*Exercise*
Start at the line below containing "z[k].x = __fdiv_rn(z[k].x, reg);" and stop at the line containing "void sink_strip_sums(const Args&". Repeat every line of that stretch exactly, and nothing outside it.

(Source material)

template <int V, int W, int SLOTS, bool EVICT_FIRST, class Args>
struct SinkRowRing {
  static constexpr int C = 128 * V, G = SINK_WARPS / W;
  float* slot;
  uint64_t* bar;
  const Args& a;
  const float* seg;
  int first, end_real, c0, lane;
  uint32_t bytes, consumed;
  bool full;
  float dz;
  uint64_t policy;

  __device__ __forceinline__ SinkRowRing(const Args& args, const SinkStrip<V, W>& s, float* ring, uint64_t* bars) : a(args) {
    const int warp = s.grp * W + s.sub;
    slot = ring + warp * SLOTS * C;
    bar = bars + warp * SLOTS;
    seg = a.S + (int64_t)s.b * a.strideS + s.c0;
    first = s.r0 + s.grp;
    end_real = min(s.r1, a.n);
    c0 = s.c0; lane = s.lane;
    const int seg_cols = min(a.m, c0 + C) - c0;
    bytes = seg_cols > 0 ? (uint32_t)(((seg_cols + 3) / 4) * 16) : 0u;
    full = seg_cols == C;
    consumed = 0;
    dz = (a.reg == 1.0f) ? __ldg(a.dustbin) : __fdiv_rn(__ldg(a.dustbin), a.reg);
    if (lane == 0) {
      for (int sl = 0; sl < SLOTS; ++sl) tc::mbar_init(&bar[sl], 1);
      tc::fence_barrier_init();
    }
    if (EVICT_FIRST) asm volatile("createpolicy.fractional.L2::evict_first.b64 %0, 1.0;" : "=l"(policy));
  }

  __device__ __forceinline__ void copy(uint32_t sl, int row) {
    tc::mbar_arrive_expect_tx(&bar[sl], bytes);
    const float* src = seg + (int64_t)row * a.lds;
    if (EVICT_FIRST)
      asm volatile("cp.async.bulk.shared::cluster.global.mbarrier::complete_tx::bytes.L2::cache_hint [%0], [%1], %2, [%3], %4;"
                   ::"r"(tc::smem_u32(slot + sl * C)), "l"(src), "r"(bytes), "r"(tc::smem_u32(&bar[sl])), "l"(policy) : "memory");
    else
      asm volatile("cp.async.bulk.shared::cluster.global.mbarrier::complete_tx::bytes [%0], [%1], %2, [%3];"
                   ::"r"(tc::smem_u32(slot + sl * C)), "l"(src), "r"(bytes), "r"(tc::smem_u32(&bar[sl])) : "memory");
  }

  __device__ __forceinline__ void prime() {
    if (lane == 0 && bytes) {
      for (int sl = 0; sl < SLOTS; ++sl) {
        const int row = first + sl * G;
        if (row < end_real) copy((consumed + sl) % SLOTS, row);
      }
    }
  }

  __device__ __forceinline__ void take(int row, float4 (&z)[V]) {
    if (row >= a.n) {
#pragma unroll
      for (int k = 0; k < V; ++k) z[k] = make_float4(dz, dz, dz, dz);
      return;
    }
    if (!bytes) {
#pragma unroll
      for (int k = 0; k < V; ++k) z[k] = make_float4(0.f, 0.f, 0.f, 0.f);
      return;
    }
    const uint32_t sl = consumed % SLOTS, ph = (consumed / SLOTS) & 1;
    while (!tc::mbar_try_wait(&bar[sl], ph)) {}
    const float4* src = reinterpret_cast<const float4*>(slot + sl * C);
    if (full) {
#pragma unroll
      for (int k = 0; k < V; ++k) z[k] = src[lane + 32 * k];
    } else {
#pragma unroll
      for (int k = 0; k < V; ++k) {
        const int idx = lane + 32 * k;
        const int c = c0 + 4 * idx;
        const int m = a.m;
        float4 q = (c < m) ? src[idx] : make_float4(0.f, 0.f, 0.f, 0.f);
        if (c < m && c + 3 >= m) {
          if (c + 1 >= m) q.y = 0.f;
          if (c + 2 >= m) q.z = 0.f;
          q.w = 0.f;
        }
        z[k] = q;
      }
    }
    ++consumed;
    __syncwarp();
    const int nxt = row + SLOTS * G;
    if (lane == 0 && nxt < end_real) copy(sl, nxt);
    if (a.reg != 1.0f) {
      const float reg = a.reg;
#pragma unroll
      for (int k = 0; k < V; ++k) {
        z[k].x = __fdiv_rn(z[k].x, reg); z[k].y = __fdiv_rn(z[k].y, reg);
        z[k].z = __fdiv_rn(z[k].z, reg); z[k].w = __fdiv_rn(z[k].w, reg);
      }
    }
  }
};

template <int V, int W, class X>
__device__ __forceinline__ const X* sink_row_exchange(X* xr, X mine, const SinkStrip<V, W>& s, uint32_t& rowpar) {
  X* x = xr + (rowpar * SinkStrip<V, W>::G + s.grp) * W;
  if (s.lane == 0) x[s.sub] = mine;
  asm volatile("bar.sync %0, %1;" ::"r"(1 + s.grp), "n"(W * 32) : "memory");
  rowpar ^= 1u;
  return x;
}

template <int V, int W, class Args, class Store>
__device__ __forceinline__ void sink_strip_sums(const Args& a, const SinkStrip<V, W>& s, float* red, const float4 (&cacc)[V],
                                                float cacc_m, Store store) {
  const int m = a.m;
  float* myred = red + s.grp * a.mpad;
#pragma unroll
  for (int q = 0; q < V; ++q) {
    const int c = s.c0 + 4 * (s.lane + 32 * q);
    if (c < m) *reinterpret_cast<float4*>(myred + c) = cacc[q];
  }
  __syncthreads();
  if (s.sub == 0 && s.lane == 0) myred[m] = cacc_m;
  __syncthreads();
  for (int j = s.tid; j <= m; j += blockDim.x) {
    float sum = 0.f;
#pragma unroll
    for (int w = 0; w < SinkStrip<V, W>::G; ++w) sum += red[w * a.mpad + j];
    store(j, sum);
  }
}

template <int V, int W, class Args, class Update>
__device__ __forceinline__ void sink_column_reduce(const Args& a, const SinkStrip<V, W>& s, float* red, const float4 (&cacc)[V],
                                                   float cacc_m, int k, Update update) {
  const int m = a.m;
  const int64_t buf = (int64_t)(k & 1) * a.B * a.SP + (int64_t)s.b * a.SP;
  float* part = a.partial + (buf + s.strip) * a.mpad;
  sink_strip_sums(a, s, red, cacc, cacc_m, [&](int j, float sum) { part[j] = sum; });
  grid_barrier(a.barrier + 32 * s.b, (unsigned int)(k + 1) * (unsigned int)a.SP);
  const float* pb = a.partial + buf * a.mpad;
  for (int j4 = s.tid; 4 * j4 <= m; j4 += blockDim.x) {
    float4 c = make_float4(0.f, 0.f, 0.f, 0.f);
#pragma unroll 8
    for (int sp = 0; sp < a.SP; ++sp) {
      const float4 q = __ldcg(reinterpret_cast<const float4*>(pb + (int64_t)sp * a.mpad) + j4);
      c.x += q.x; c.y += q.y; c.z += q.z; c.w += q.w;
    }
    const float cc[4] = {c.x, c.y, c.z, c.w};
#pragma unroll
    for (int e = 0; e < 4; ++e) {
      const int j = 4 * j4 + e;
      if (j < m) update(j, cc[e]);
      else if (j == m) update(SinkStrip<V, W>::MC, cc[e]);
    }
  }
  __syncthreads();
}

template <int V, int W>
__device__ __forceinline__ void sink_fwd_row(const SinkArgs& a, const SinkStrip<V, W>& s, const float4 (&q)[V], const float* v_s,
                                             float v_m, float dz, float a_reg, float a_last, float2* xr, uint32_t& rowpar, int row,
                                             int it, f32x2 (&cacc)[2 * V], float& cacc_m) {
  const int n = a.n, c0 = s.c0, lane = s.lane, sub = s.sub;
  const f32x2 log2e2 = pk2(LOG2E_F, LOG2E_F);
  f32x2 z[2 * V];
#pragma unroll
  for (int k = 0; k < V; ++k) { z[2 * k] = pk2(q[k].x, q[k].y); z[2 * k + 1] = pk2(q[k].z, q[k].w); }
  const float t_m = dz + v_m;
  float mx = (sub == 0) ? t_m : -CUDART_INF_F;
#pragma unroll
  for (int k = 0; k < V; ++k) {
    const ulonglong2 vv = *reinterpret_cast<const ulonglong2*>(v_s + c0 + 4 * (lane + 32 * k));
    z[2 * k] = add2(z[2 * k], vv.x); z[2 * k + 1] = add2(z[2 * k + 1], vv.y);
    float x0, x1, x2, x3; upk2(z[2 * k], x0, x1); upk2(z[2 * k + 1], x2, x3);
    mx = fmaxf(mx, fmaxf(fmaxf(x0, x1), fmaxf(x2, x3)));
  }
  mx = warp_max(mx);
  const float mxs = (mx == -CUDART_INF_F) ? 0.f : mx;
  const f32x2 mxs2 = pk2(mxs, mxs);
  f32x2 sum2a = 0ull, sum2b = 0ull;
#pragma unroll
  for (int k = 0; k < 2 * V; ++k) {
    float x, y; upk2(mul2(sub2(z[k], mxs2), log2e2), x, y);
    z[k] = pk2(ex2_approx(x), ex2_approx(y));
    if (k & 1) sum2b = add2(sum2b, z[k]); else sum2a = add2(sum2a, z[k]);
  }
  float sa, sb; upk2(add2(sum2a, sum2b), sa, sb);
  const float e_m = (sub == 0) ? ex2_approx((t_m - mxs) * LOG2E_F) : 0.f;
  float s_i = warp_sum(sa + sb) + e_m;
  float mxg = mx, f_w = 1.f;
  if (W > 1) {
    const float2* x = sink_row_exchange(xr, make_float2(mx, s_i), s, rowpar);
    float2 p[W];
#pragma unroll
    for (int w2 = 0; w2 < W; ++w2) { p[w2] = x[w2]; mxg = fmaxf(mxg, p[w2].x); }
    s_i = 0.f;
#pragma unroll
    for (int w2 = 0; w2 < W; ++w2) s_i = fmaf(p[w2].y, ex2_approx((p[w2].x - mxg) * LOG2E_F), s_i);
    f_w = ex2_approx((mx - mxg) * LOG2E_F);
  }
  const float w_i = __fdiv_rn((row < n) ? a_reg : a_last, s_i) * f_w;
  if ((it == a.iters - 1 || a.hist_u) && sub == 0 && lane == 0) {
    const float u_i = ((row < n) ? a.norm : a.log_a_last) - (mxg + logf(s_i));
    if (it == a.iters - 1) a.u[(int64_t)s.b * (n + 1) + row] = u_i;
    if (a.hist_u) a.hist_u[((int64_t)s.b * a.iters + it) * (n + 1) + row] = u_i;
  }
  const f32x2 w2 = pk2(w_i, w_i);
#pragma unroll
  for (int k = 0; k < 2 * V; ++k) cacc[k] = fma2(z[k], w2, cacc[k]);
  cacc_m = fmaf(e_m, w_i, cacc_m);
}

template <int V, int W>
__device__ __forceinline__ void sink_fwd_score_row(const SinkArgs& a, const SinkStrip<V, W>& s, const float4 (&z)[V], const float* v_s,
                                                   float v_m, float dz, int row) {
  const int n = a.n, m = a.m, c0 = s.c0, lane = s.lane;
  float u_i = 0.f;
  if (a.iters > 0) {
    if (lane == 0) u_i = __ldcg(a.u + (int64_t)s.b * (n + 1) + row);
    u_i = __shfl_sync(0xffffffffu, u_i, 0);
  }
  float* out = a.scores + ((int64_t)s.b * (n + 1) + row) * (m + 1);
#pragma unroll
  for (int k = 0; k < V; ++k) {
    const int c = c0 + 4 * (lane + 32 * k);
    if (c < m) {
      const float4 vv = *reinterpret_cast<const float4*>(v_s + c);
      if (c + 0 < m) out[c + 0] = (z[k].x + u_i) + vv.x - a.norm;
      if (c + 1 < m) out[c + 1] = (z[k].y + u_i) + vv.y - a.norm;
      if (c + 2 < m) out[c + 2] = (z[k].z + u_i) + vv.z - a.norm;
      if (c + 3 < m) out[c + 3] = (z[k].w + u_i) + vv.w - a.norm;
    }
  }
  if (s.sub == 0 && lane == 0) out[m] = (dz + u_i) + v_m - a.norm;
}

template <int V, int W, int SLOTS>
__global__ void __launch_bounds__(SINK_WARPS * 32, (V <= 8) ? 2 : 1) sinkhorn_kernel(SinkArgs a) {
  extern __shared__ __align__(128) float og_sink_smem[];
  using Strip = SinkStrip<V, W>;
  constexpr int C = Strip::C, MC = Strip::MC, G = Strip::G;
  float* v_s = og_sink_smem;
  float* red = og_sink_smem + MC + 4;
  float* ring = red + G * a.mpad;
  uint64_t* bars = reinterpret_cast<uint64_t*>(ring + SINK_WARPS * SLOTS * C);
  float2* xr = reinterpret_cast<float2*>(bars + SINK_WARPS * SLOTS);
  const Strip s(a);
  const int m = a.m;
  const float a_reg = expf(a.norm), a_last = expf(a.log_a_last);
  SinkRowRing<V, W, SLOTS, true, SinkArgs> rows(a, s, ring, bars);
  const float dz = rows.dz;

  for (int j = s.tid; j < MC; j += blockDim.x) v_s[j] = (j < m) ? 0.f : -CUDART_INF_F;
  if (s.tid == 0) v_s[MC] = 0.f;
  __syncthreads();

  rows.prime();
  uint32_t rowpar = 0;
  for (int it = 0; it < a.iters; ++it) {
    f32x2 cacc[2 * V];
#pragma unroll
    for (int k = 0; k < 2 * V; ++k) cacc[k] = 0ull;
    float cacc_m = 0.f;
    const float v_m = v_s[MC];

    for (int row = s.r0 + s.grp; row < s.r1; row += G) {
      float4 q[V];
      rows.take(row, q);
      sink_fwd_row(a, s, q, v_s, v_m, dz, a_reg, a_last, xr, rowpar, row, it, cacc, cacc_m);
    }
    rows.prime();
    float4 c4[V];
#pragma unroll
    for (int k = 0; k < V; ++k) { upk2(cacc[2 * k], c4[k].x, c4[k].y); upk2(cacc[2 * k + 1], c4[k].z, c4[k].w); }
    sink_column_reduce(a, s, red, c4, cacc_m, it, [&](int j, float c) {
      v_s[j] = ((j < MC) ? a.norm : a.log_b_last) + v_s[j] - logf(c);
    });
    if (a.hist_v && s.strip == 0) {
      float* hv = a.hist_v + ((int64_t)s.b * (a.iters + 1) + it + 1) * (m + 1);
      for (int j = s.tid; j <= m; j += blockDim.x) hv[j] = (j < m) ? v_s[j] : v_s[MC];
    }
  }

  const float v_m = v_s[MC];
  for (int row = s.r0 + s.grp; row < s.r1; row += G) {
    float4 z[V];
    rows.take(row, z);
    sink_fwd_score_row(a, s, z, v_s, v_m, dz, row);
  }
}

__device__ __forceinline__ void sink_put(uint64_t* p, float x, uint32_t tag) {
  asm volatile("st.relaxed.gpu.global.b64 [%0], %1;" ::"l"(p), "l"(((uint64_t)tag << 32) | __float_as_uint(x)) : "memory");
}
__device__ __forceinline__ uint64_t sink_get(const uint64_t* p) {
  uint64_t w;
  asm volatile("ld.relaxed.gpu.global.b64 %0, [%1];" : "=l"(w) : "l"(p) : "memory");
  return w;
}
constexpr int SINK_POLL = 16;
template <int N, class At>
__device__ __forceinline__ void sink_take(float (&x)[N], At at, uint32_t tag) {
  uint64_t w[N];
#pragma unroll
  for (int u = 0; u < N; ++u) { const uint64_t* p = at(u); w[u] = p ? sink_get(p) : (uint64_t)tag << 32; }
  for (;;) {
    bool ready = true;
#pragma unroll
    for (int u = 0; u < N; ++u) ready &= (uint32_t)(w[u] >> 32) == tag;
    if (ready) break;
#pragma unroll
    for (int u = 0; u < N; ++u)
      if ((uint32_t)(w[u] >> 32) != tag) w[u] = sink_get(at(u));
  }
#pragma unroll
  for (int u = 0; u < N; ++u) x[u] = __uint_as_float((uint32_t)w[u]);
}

(End Source material)
(Source material)

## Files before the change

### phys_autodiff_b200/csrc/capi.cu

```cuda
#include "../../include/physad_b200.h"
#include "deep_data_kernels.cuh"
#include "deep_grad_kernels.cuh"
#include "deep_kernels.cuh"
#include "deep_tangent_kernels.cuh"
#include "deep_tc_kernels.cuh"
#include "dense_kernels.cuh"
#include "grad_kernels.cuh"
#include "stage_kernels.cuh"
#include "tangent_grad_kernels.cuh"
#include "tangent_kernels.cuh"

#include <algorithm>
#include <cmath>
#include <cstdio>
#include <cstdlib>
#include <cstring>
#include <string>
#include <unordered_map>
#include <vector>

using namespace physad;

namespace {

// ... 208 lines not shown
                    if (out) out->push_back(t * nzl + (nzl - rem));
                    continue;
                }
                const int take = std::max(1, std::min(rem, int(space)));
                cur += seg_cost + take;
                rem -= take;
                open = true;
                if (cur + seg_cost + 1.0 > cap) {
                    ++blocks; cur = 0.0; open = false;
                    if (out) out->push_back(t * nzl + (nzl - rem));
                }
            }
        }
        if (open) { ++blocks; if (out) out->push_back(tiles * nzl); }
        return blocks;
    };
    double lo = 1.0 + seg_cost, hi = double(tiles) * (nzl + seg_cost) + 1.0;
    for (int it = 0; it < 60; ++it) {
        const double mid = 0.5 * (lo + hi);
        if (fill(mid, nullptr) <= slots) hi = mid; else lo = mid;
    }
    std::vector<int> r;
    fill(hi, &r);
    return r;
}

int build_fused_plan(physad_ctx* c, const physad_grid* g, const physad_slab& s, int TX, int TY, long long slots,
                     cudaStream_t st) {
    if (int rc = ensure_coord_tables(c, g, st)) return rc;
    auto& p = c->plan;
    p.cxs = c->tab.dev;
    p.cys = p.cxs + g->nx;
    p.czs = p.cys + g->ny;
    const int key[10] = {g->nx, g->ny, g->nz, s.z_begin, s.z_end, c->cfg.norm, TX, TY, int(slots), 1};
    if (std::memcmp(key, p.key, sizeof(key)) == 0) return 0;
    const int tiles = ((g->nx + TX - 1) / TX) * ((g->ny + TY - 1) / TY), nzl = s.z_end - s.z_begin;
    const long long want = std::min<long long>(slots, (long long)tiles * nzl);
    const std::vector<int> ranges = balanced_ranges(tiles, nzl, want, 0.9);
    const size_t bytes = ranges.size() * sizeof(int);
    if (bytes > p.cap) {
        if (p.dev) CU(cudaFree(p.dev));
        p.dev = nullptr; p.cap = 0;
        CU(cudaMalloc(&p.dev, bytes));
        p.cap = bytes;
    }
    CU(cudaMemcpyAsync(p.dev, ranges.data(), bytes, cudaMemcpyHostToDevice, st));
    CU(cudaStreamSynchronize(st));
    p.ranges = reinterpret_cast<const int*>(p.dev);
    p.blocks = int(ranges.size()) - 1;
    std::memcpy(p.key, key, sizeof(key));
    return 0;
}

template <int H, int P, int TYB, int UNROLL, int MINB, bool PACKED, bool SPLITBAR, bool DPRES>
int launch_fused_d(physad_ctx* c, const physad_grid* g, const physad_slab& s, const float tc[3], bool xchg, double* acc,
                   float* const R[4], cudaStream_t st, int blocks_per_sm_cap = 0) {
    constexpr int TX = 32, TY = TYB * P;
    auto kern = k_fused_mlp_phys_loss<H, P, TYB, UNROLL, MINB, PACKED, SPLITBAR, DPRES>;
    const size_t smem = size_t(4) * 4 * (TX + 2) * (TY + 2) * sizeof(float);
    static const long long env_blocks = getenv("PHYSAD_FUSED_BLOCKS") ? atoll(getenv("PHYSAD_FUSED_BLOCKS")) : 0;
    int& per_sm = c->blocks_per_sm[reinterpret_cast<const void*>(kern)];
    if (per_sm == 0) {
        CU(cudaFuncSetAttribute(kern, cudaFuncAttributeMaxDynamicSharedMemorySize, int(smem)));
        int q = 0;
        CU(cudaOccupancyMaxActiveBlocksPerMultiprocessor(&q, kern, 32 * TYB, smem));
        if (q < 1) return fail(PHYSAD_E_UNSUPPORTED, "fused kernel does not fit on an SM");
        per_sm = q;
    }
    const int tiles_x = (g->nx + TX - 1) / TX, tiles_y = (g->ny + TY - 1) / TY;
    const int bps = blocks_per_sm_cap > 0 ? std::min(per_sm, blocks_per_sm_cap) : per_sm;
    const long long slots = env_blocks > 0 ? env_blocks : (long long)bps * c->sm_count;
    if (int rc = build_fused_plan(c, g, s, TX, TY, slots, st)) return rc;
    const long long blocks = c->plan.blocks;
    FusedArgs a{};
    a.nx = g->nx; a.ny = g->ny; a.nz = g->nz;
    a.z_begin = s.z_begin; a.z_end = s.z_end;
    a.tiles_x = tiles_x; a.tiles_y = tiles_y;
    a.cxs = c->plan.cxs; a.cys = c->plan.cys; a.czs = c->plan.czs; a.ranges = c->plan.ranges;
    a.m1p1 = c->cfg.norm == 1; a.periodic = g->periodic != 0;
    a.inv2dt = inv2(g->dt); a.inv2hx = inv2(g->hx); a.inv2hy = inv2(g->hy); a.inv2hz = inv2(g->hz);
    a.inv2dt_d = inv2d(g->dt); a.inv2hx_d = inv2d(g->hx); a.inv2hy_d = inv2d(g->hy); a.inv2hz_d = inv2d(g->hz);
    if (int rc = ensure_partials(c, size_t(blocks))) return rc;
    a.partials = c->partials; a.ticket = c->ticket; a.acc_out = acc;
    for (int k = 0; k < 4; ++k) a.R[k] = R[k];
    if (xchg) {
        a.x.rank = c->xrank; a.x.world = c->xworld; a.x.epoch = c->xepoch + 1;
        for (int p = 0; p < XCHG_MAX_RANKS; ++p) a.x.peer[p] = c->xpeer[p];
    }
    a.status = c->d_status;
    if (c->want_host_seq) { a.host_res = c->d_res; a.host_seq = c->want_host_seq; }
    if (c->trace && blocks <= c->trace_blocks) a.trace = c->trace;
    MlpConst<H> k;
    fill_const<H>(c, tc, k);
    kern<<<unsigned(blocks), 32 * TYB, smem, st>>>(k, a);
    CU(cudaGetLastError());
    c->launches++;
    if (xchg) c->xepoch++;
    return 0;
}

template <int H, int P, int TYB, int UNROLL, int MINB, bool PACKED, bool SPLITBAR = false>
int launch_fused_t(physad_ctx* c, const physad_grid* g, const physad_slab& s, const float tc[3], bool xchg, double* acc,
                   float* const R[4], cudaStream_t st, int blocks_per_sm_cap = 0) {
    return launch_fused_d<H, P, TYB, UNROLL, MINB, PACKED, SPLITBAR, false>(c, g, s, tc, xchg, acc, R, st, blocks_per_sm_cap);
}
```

(End Source material)

*Reply to the task*
        z[k].x = __fdiv_rn(z[k].x, reg); z[k].y = __fdiv_rn(z[k].y, reg);
        z[k].z = __fdiv_rn(z[k].z, reg); z[k].w = __fdiv_rn(z[k].w, reg);
      }
    }
  }
};

template <int V, int W, class X>
__device__ __forceinline__ const X* sink_row_exchange(X* xr, X mine, const SinkStrip<V, W>& s, uint32_t& rowpar) {
  X* x = xr + (rowpar * SinkStrip<V, W>::G + s.grp) * W;
  if (s.lane == 0) x[s.sub] = mine;
  asm volatile("bar.sync %0, %1;" ::"r"(1 + s.grp), "n"(W * 32) : "memory");
  rowpar ^= 1u;
  return x;
}

template <int V, int W, class Args, class Store>
__device__ __forceinline__ void sink_strip_sums(const Args& a, const SinkStrip<V, W>& s, float* red, const float4 (&cacc)[V],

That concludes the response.